Definitely a grad text July 22, 2001 29 out of 32 found this review helpful
This book is extraordinarily well written. It covers the necessary topics in a concise, orderly manner. HOWEVER, it presumes a substantial amount of knowledges concerning various algebraic/abstract structures in the field of mathematics. If you already have had experience with such structures, and are simply looking to understand them from a different perspective - this is the book for you. However, if you have limited knowledge with regards to advanced math (ie - grad level math) then try the book 'Arrows, Structures and Functors: The Categorical Imperative' by Manes and Arbib. This introduces the reader gradually to simple algebraic structures, monoids, groups, metric spaces, topological spaces, and the categories that can be built around them.

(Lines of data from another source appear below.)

diff --git a/zuds-pipeline_amd/csrc/hp_vectors.hip b/zuds-pipeline_amd/csrc/hp_vectors.hip
--- a/zuds-pipeline_amd/csrc/hp_vectors.hip
+++ b/zuds-pipeline_amd/csrc/hp_vectors.hip
@@ -1,4 +1,66 @@
 #include "hp_dev.h"
+
+static __device__ __forceinline__ void hv_pin(double (&a)[8]) {
+    asm volatile("" : "+v"(a[0]), "+v"(a[1]), "+v"(a[2]), "+v"(a[3]), "+v"(a[4]), "+v"(a[5]), "+v"(a[6]), "+v"(a[7]));
+}
+static __device__ __forceinline__ void hv_pin(double (&a)[5]) {
+    asm volatile("" : "+v"(a[0]), "+v"(a[1]), "+v"(a[2]), "+v"(a[3]), "+v"(a[4]));
+}
+
+#define HV_RY 5
+static __device__ __forceinline__ int hv_rows_y(int cwe, int sw) {
+    return (cwe * ((sw + HV_R - 1) / HV_R) > HV_THREADS / 2 && cwe * ((sw + HV_RY - 1) / HV_RY) <= HV_THREADS) ? HV_RY : HV_R;
+}
+
+template <int HWK, int R, bool PIN>
+static __device__ __forceinline__ void hv_ypass(int tid, int cwe, int c0, int sw, const double* xp, int cw,
+                                             const double* __restrict__ fyv, double sc, bool sub0, bool first, bool mine,
+                                             double* w0, char* Xn) {
+    constexpr int STEP = 2 * HWK + 1, WIN = R + 2 * HWK;
+    const unsigned rowb = (unsigned)sw * (unsigned)sizeof(double);
+    const unsigned cwb = (unsigned)cw * (unsigned)sizeof(double);
+    const int nstrip = (sw + R - 1) / R;
+    for (int e = tid; e < cwe * nstrip; e += HV_THREADS) {
+        const int s = e / cwe, jl = e - s * cwe, j = c0 + jl;
+        const int i0 = s * R;
+        unsigned colb = (unsigned)(i0 * cw + jl) * (unsigned)sizeof(double);
+        if (PIN) asm volatile("" : "+v"(colb));
+        const char* col = reinterpret_cast<const char*>(xp) + colb;
+        double wv[WIN];
+#pragma unroll
+        for (int k = 0; k < WIN; ++k)
+            wv[k] = *reinterpret_cast<const double*>(col + (unsigned)k * cwb);
+        double acc[R];
+#pragma unroll
+        for (int q = 0; q < R; ++q) acc[q] = 0.0;
+#pragma unroll
+        for (int m = 0; m < STEP; ++m) {
+            const double cf = fyv[2 * HWK - m];
+#pragma unroll
+            for (int q = 0; q < R; ++q) acc[q] += cf * wv[q + m];
+        }
+        hv_pin(acc);
+        int k0 = i0 * sw + j;
+        asm volatile("" : "+v"(k0));
+        const int nv = sw - i0;
+        double wsub[R];
+#pragma unroll
+        for (int q = 0; q < R; ++q) wsub[q] = 0.0;
+        if (sub0) {
+            const int klast = (sw - 1) * sw + j;
+#pragma unroll
+            for (int q = 0; q < R; ++q) wsub[q] = w0[min(k0 + q * sw, klast)];
+        }
+#pragma unroll
+        for (int q = 0; q < R; ++q) {
+            const double v = acc[q] * sc - wsub[q];
+            if (q < nv) {
+                if (first) w0[k0 + q * sw] = v;
+                if (mine) *reinterpret_cast<double*>(Xn + ((unsigned)k0 * (unsigned)sizeof(double) + q * rowb)) = v;
+            }
+        }
+    }
+}
 
 template <int HWK, bool BIG = false>
 static __device__ __forceinline__ void hp_vectors_body(const hp_plan& P, const float* __restrict__ sci,
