__global__ __launch_bounds__(1024) void syrk_i8_finish_kernel(const double *__restrict__ part, int nblk,
                                                              int n_cols, const double *__restrict__ rscale,
                                                              const I8Info *__restrict__ info,
                                                              double *__restrict__ out, int64_t ldo) {
    if (info->flag != 0) return;
#if defined(I8_TRACE)
    if (blockIdx.x == 0 && blockIdx.y == 0 && threadIdx.y == 0) {
        const unsigned long long *tb = reinterpret_cast<const unsigned long long *>(reinterpret_cast<const char *>(info) + 2560);
        for (int k = threadIdx.x; k < 128; k += 64) out[k] = (double)(tb[k] - tb[0]);
    }
    return;
#endif
    __shared__ double red[16][64];
    const int e = blockIdx.y * 64 + threadIdx.x, s = threadIdx.y, t = blockIdx.x;
    double a = 0.0;
    for (int b = s; b < nblk; b += 16) a += part[((int64_t)b * I8_T + t) * 256 + e];
    red[s][threadIdx.x] = a;
    __syncthreads();
    if (s == 0) {
        double v = 0.0;
#pragma unroll
        for (int w = 0; w < 16; w += 4)
            v += (red[w][threadIdx.x] + red[w + 1][threadIdx.x]) + (red[w + 2][threadIdx.x] + red[w + 3][threadIdx.x]);
        int bi = 0;
        while ((bi + 1) * (bi + 2) / 2 <= t) ++bi;
        const int bj = t - bi * (bi + 1) / 2;
        const int ci = 16 * bi + (e >> 4), cj = 16 * bj + (e & 15);
        if (ci < n_cols && cj < n_cols && (bi != bj || (e >> 4) >= (e & 15))) {
            v = v * 65536.0 * rscale[ci] * rscale[cj];
            static_assert(I8_WLO == 2, "65536 = 256^I8_WLO");
            out[(int64_t)ci * ldo + cj] = v;
            if (ci != cj) out[(int64_t)cj * ldo + ci] = v;
        }
    }
}

__global__ void i8_envelope_kernel(const double *__restrict__ out, int64_t ldo, const double *__restrict__ colmax,
                                   int m, int64_t n, I8Info *info, int *history) {
    const int j = threadIdx.x;
    __shared__ int miss;
    if (j == 0) miss = 0;
    __syncthreads();
    const bool live = info->flag == 0;
#if defined(I8_TRACE)
    return;
#endif
    if (j < m && live) {
        const double dmax = __longlong_as_double(*reinterpret_cast<const long long *>(info));
        const double big2 = colmax[j] * colmax[j] * dmax;
        const double bound = fmin(64.0, 134217728.0 / (double)n);
        if (!(big2 <= bound * out[(int64_t)j * ldo + j])) {
            atomicOr(&info->flag, 2u);
            miss = 1;
        }
    }
    __syncthreads();
    if (history != nullptr && j == 0 && live) history[0] = miss ? history[0] + 1 : 0;
}

__global__ void i8_record_diag_kernel(const double *__restrict__ out, int64_t ldo, int m, int *history) {
    const int j = threadIdx.x;
    if (j < I8_W) reinterpret_cast<double *>(history + 4)[j] = j < m ? out[(int64_t)j * ldo + j] : 0.0;
}

int run_syrk_co_flagged(const double *X, int64_t ldx, int64_t n, int64_t m, const double *d, double *out,
                        int64_t ldo, double *colsum, const unsigned *flag, void *ws, hipStream_t st,
                        const double *center, const double *v, double *xtv);
size_t syrk_co_ws_bytes();
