__constant__ float kGaus[9] = {0.f, 1.24f, 1.71f, 2.15f, 2.55f, 2.93f, 3.28f, 3.61f, 3.92f};
__constant__ float kGausPos[9] = {0.f, 1.71f, 2.15f, 2.55f, 2.93f, 3.28f, 3.61f, 3.92f, 4.2f};
__constant__ float kLaplace[9] = {1.05f, 1.86f, 2.83f, 3.89f, 5.03f, 6.2f, 7.41f, 8.64f, 9.89f};
__constant__ float kLaplacePos[9] = {1.86f, 2.83f, 3.89f, 5.02f, 6.2f, 7.41f, 8.64f, 9.89f, 11.16f};
constexpr int kTable = 101;
__constant__ double kOmegaTable[kTable];
__constant__ double kAlphaTable[kTable];

enum : int { FLAG_PASSTHROUGH = 1, FLAG_TRUE_ZERO = 2, FLAG_RELU = 4 };

struct alignas(16) LeafParam {
  float a, b, c;
// ... 1244 lines not shown
      continue;
    }
    if (worst < 1) {
      d.rc = FQB200_ERR_CUDA;
      snprintf(d.err, sizeof(d.err), "channels-last kernel does not fit on an SM");
      return;
    }
    d.resident_cl[hist] = sms * worst;
  }
  {
    int n = 0;
    const void* fn = reinterpret_cast<const void*>(fqb::fq_cl_bca_kernel);
    e = cudaFuncSetAttribute(fn, cudaFuncAttributeMaxDynamicSharedMemorySize, static_cast<int>(cl_smem(false)));
    if (e == cudaSuccess) e = cudaOccupancyMaxActiveBlocksPerMultiprocessor(&n, fn, fqb::kBulkThreads, cl_smem(false));
    if (e != cudaSuccess || n < 1) return bad("bias-correction kernel setup", e);
    d.resident_bca = sms * n;
  }
  {
    int n = 0;
    const void* fn = reinterpret_cast<const void*>(fqb::fq_rows_kernel);
    e = cudaFuncSetAttribute(fn, cudaFuncAttributeMaxDynamicSharedMemorySize, static_cast<int>(cl_given_smem()));
    if (e == cudaSuccess) e = cudaOccupancyMaxActiveBlocksPerMultiprocessor(&n, fn, fqb::kBulkThreads, cl_given_smem());
    if (e != cudaSuccess || n < 1) return bad("row kernel setup", e);
    d.resident_rows = sms * n;
  }
  const void* given[4] = {reinterpret_cast<const void*>(fqb::fq_given_kernel<4, FQB200_LEAF_TORCH, false>),
                          reinterpret_cast<const void*>(fqb::fq_given_kernel<4, FQB200_LEAF_TORCH, true>),
                          reinterpret_cast<const void*>(fqb::fq_cl_given_kernel<false>),
                          reinterpret_cast<const void*>(fqb::fq_cl_given_kernel<true>)};
  for (int i = 0; i < 4; ++i) {
    e = cudaFuncSetAttribute(given[i], cudaFuncAttributeMaxDynamicSharedMemorySize,
                             static_cast<int>(i < 2 ? dyn_smem(4) : cl_given_smem()));
    if (e != cudaSuccess) return bad("given-parameter kernel setup", e);
  }
  e = cudaFuncSetAttribute(reinterpret_cast<const void*>(fqb::fq_cl_given_fused_kernel), cudaFuncAttributeMaxDynamicSharedMemorySize,
                           static_cast<int>(cl_given_smem()));
  if (e != cudaSuccess) return bad("given-parameter fused kernel setup", e);
  const void* leafb[2] = {reinterpret_cast<const void*>(fqb::fq_leaf_bulk_kernel<false>),
                          reinterpret_cast<const void*>(fqb::fq_leaf_bulk_kernel<true>)};
  for (int i = 0; i < 2; ++i) {
    e = cudaFuncSetAttribute(leafb[i], cudaFuncAttributeMaxDynamicSharedMemorySize, static_cast<int>(cl_given_smem()));
    if (e != cudaSuccess) return bad("a1 bulk kernel setup", e);
  }
  double om[fqb::kTable], al[fqb::kTable];
  om[0] = 0.0;
  al[0] = 0.0;
  const double lo[5] = {0.01, 0.1, 1, 10, 100}, hi[5] = {0.1, 1, 10, 100, 1000};
  for (int dcd = 0; dcd < 5; ++dcd)
    for (int k = 0; k < 20; ++k) {
      const double w = lo[dcd] + (hi[dcd] - lo[dcd]) * k / 20.0;
      om[1 + dcd * 20 + k] = w;
      al[1 + dcd * 20 + k] = laplace_opt_alpha(w);
    }
  e = cudaMemcpyToSymbol(fqb::kOmegaTable, om, sizeof(om));
  if (e == cudaSuccess) e = cudaMemcpyToSymbol(fqb::kAlphaTable, al, sizeof(al));
  if (e != cudaSuccess) return bad("table upload", e);
  d.sms = sms;
  d.resident = sms * per_sm;
}

int get_device(DeviceInfo** out) {
  int dev = 0;
  cudaError_t e = cudaGetDevice(&dev);
  if (e != cudaSuccess) return fail(FQB200_ERR_CUDA, "cudaGetDevice: %s", cudaGetErrorString(e));
  if (dev < 0 || dev >= kMaxDevices) return fail(FQB200_ERR_UNSUPPORTED, "device index out of range%s");
  std::call_once(g_dev_once[dev], init_device, dev);
  DeviceInfo& d = g_dev[dev];
  if (d.rc != FQB200_OK) return fail(d.rc, "device set-up failed: %s", d.err);
  *out = &d;
  return FQB200_OK;
}
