template <int FMT, bool TAIL, bool MOM, bool SERVO>
__device__ __forceinline__ void tm_fast_path(TmLane<1> &st, typename Fmt<FMT>::peak_t &pk, const RgTmCoef &K, const uint32_t L,
                                             const uint32_t H,
                                             const __attribute__((address_space(1))) typename Fmt<FMT>::elem *rowp,
                                             const uint32_t len,
                                             const double *__restrict__ T12, const double *__restrict__ T2,
                                             char *const wtile ) {
    typedef Fmt<FMT> F;
    typedef const __attribute__((address_space(1))) typename F::elem gelem;
    const int lane = threadIdx.x & 63;
#ifdef RG_TM_LINEWIDE
    constexpr bool kLineWide = !MOM && !TAIL && FMT == RG_FMT_F32_PLANAR;
#else
    constexpr bool kLineWide = false;
#endif
    const int lrow = lane >> 2, lslot = lane & 3;
    gelem *lfirst[4];
    uint32_t llen[4];
#pragma unroll
    for (int q = 0; q < 4; ++q) {
        const int row = 16 * q + lrow;
        const int piece = lslot ^ ((row >> 2) & 3);
        const unsigned long long base = __shfl((unsigned long long)(uintptr_t)rowp, row, 64);
        lfirst[q] = (gelem *)(uintptr_t)base + 4u * piece;
        llen[q] = L;
        if (TAIL) llen[q] = __shfl(len, row, 64);
    }
    const char *const rrow = wtile + lane * 64;
    const char *const rrow1 = wtile + RG_TM_WAVE_TILE_BYTES + (kLineWide ? lane ^ 1 : lane) * 64;
    const int rswz = (lane >> 2) & 3;
    const uint32_t ntiles = (L + RG_TM_TILE - 1) / RG_TM_TILE;

    constexpr int NSTAGE = MOM ? 1 : 2;
    rg_u32x4 stage[NSTAGE][4];
    auto load4 = [&](gelem *src) -> rg_u32x4 {
        if constexpr (FMT == RG_FMT_S16_PLANAR) {
            const rg_s16x4u v = *(const __attribute__((address_space(1))) rg_s16x4u *)src;
            return rg_u32x4{(uint32_t)(int32_t)v.x, (uint32_t)(int32_t)v.y, (uint32_t)(int32_t)v.z, (uint32_t)(int32_t)v.w};
        } else {
            return *(const __attribute__((address_space(1))) rg_u32x4u *)src;
        }
    };
    auto load_tile = [&](uint32_t tile, auto buf, auto whole) {
        constexpr int SB = decltype(buf)::value;
        constexpr bool WHOLE = decltype(whole)::value;
        const uint32_t n0 = tile * RG_TM_TILE;
#pragma unroll
        for (int q = 0; q < 4; ++q) {
            const int row = 16 * q + lrow;
            const int piece = lslot ^ ((row >> 2) & 3);
            const uint32_t pn = n0 + 4u * piece;
            if (!TAIL) {
                if (WHOLE || n0 + RG_TM_TILE <= L || pn < L) stage[SB][q] = load4(lfirst[q] + n0);
            } else {
                gelem *src = lfirst[q] + n0;
                if (pn + 4u <= llen[q]) {
                    stage[SB][q] = load4(src);
                } else {
                    stage[SB][q].x = pn + 0u < llen[q] ? F::word(src[0]) : 0u;
                    stage[SB][q].y = pn + 1u < llen[q] ? F::word(src[1]) : 0u;
                    stage[SB][q].z = pn + 2u < llen[q] ? F::word(src[2]) : 0u;
                    stage[SB][q].w = pn + 3u < llen[q] ? F::word(src[3]) : 0u;
                }
            }
        }
    };
    auto store_tile = [&](auto buf) {
        constexpr int SB = decltype(buf)::value;
        __builtin_amdgcn_wave_barrier();
#pragma unroll
        for (int q = 0; q < 4; ++q)
            *reinterpret_cast<uint4 *>(wtile + SB * RG_TM_WAVE_TILE_BYTES + q * 1024 + (lane ^ (kLineWide && SB ? 4 : 0)) * 16) =
                make_uint4(stage[SB][q].x, stage[SB][q].y, stage[SB][q].z, stage[SB][q].w);
        __builtin_amdgcn_fence(__ATOMIC_RELEASE, "wavefront");
        __builtin_amdgcn_wave_barrier();
    };
    auto read_piece = [&](int p, int slot) -> uint4 { return *reinterpret_cast<const uint4 *>((slot ? rrow1 : rrow) + 16 * (p ^ rswz)); };

    auto compute_tile = [&](const uint32_t tile, auto mode, auto buf) {
        constexpr int MODE = decltype(mode)::value;
        constexpr int SLOT = decltype(buf)::value;
        const uint32_t n0 = tile * RG_TM_TILE;
        const int np = (MODE != 0 && MODE != 4) ? 4 : (L - n0 >= RG_TM_TILE ? 4 : (int)((L - n0) >> 2));
        auto piece = [&](const int p, const uint4 v) {
            const uint32_t f[4] = {v.x, v.y, v.z, v.w};
            const uint32_t n = n0 + 4u * p;
            F::peak4(f, pk);
            if (MODE == 3 || MODE == 4) {
#pragma unroll
                for (int u = 0; u < 4; ++u) tm_frame<FMT, 0, TAIL, false, SERVO>(st, f[u], pk, nullptr, K, n + u, len);
            } else if (MODE == 1 || (MODE == 0 && n < H)) {
#pragma unroll
                for (int u = 0; u < 4; ++u) {
                    double row[12];
                    tm_load_row<12>(row, T12 + (size_t)(n + u) * 12);
                    tm_frame<FMT, 12, TAIL, false, SERVO>(st, f[u], pk, row, K, n + u, len);
                }
            } else {
                double rows[8];
                tm_load_row<4>(reinterpret_cast<double (&)[4]>(rows[0]), T2 + (size_t)(n - H) * 2);
                tm_load_row<4>(reinterpret_cast<double (&)[4]>(rows[4]), T2 + (size_t)(n - H) * 2 + 4);
#pragma unroll
                for (int u = 0; u < 4; ++u) {
                    const double tr[2] = {rows[2 * u], rows[2 * u + 1]};
                    tm_frame<FMT, 2, TAIL, false, SERVO>(st, f[u], pk, tr, K, n + u, len);
                }
            }
        };
        if constexpr (MODE != 0 && MODE != 4) {
            uint4 v[4];
            v[0] = read_piece(0, SLOT);
#pragma unroll
            for (int p = 0; p < 4; ++p) {
                if (p + 1 < 4) v[p + 1] = read_piece(p + 1, SLOT);
                piece(p, v[p]);
            }
        } else {
            uint4 v = make_uint4(0u, 0u, 0u, 0u);
            if (np) v = read_piece(0, SLOT);
#pragma unroll 1
            for (int p = 0; p < np; ++p) {
                const uint4 vn = p + 1 < np ? read_piece(p + 1, SLOT) : v;
                piece(p, v);
                v = vn;
            }
        }
        if ((MODE == 0 || MODE == 4) && tile + 1 == ntiles) {
            for (uint32_t n = L & ~3u; n < L; ++n) {
                const uint32_t o = n - n0;
                const uint32_t f = *reinterpret_cast<const uint32_t *>((SLOT ? rrow1 : rrow) + 16 * ((int)(o >> 2) ^ rswz) + 4 * (o & 3));
                if (MODE == 4) {
                    tm_frame<FMT, 0, TAIL, true, SERVO>(st, f, pk, nullptr, K, n, len);
                } else if (n < H) {
                    double row[12];
                    tm_load_row<12>(row, T12 + (size_t)n * 12);
                    tm_frame<FMT, 12, TAIL, true, SERVO>(st, f, pk, row, K, n, len);
                } else {
                    const double tr[2] = {T2[(size_t)(n - H) * 2], T2[(size_t)(n - H) * 2 + 1]};
                    tm_frame<FMT, 2, TAIL, true, SERVO>(st, f, pk, tr, K, n, len);
                }
            }
        }
    };
    typedef std::integral_constant<int, 0> Mixed;
    typedef std::integral_constant<int, 1> All12;
    typedef std::integral_constant<int, 2> All2;
    typedef std::integral_constant<int, 3> None;
    typedef std::integral_constant<int, 4> NoneRagged;

    typedef std::integral_constant<int, 0> S0;
    typedef std::integral_constant<int, NSTAGE - 1> S1;
    typedef std::false_type Guarded;
    typedef std::true_type Whole;
    auto run_tile = [&](const uint32_t tile, auto mode, auto buf) {
        store_tile(buf);
        if (tile + NSTAGE < ntiles) load_tile(tile + NSTAGE, buf, Guarded{});
        compute_tile(tile, mode, buf);
    };
    const uint32_t full_tiles = L / RG_TM_TILE;
    uint32_t tile = 0;
    if constexpr (MOM) load_tile(0, S0{}, Guarded{});
    if constexpr (!MOM) {
        if constexpr (kLineWide) {
            const int wrow = lane >> 3, wslot = (lane >> 2) & 1, wpos = lane & 3;
            unsigned long long lo64 = (unsigned long long)(uintptr_t)rowp;
#pragma unroll
            for (int d = 32; d >= 1; d >>= 1) {
                const unsigned long long o = __shfl_xor(lo64, d, 64);
                lo64 = o < lo64 ? o : lo64;
            }
            const unsigned long long wbase = __builtin_amdgcn_readfirstlane((uint32_t)lo64) | ((unsigned long long)__builtin_amdgcn_readfirstlane((uint32_t)(lo64 >> 32)) << 32);
            const unsigned long long delta = (unsigned long long)(uintptr_t)rowp - wbase;
            const bool near = __all(delta < (1ull << 31)) && full_tiles >= 4;
            if (near) {
                uint32_t woff[8];
#pragma unroll
                for (int q = 0; q < 8; ++q) {
                    const int row = 8 * q + wrow;
                    woff[q] = __shfl((uint32_t)delta, row, 64) + 64u * wslot + 16u * (wpos ^ ((row >> 2) & 3));
                }
                const __attribute__((address_space(1))) char *const gb = (const __attribute__((address_space(1))) char *)(uintptr_t)wbase;
                auto pair_load = [&](const uint32_t t0) {
#pragma unroll
                    for (int q = 0; q < 8; ++q)
                        stage[q >> 2][q & 3] = *(const __attribute__((address_space(1))) rg_u32x4u *)(gb + (size_t)t0 * (RG_TM_TILE * 4) + woff[q]);
                };
                auto pair_store = [&]() {
                    __builtin_amdgcn_wave_barrier();
#pragma unroll
                    for (int q = 0; q < 8; ++q)
                        *reinterpret_cast<uint4 *>(wtile + wslot * RG_TM_WAVE_TILE_BYTES + ((8 * q + wrow) ^ wslot) * 64 + wpos * 16) =
                            make_uint4(stage[q >> 2][q & 3].x, stage[q >> 2][q & 3].y, stage[q >> 2][q & 3].z, stage[q >> 2][q & 3].w);
                    __builtin_amdgcn_fence(__ATOMIC_RELEASE, "wavefront");
                    __builtin_amdgcn_wave_barrier();
                };
                pair_load(0);
                for (; tile + 3 < full_tiles; tile += 2) {
                    pair_store();
                    if (tile + 5 < full_tiles) {
                        pair_load(tile + 2);
                    } else {
                        load_tile(tile + 2, S0{}, Guarded{});
                        if (tile + 3 < ntiles) load_tile(tile + 3, S1{}, Guarded{});
                    }
                    compute_tile(tile, None{}, S0{});
                    compute_tile(tile + 1, None{}, S1{});
                }
            } else {
                load_tile(0, S0{}, Guarded{});
                if (ntiles > 1) load_tile(1, S1{}, Guarded{});
                for (; tile + 3 < full_tiles; tile += 2) {
                    store_tile(S0{});
                    store_tile(S1{});
                    load_tile(tile + 2, S0{}, Whole{});
                    load_tile(tile + 3, S1{}, Whole{});
                    compute_tile(tile, None{}, S0{});
                    compute_tile(tile + 1, None{}, S1{});
                }
            }
        } else {
        load_tile(0, S0{}, Guarded{});
        if (ntiles > 1) load_tile(1, S1{}, Guarded{});
        for (; tile + 3 < full_tiles; tile += 2) {
            store_tile(S0{});
            store_tile(S1{});
            load_tile(tile + 2, S0{}, Whole{});
            load_tile(tile + 3, S1{}, Whole{});
            compute_tile(tile, None{}, S0{});
            compute_tile(tile + 1, None{}, S1{});
        }
        }
        while (tile < ntiles) {
            if (tile < full_tiles) run_tile(tile, None{}, S0{}); else run_tile(tile, NoneRagged{}, S0{});
            if (++tile >= ntiles) break;
            if (tile < full_tiles) run_tile(tile, None{}, S1{}); else run_tile(tile, NoneRagged{}, S1{});
            ++tile;
        }
        return;
    }
    const uint32_t t12 = (H / RG_TM_TILE) < full_tiles ? H / RG_TM_TILE : full_tiles;
    for (; tile < t12; ++tile) run_tile(tile, All12{}, S0{});
    if (tile < ntiles && (tile * RG_TM_TILE < H || tile >= full_tiles)) { run_tile(tile, Mixed{}, S0{}); ++tile; }
    for (; tile < full_tiles; ++tile) run_tile(tile, All2{}, S0{});
    for (; tile < ntiles; ++tile) run_tile(tile, Mixed{}, S0{});
}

Classic and worth it August 12, 2003 Pietro Braione (Milano, MI Italy) 9 out of 11 found this review helpful
It is difficult to make understand what "is" category theory. Is it a foundational discipline? Is it a discipline studying homomorphisms between algebras? Is it nonsense? Well, in my opinion this book does not help in gaining this kind of understanding. But all the stuff I read which have been written with that purpose in mind did not have any success - perhaps because I am not a mathematician, or perhaps because some concepts in category theory are really too abstract for anyone to give "an intuition" of them (you still can with functors and natural transformations, but try with adjointness...). This said, I found the book wonderful: Every concept is presented neatly. I use it as a reference each time I want a clear and rigorous definition of a concept. Sometimes this rigour helped me in gaining the famous intuition behind the concept.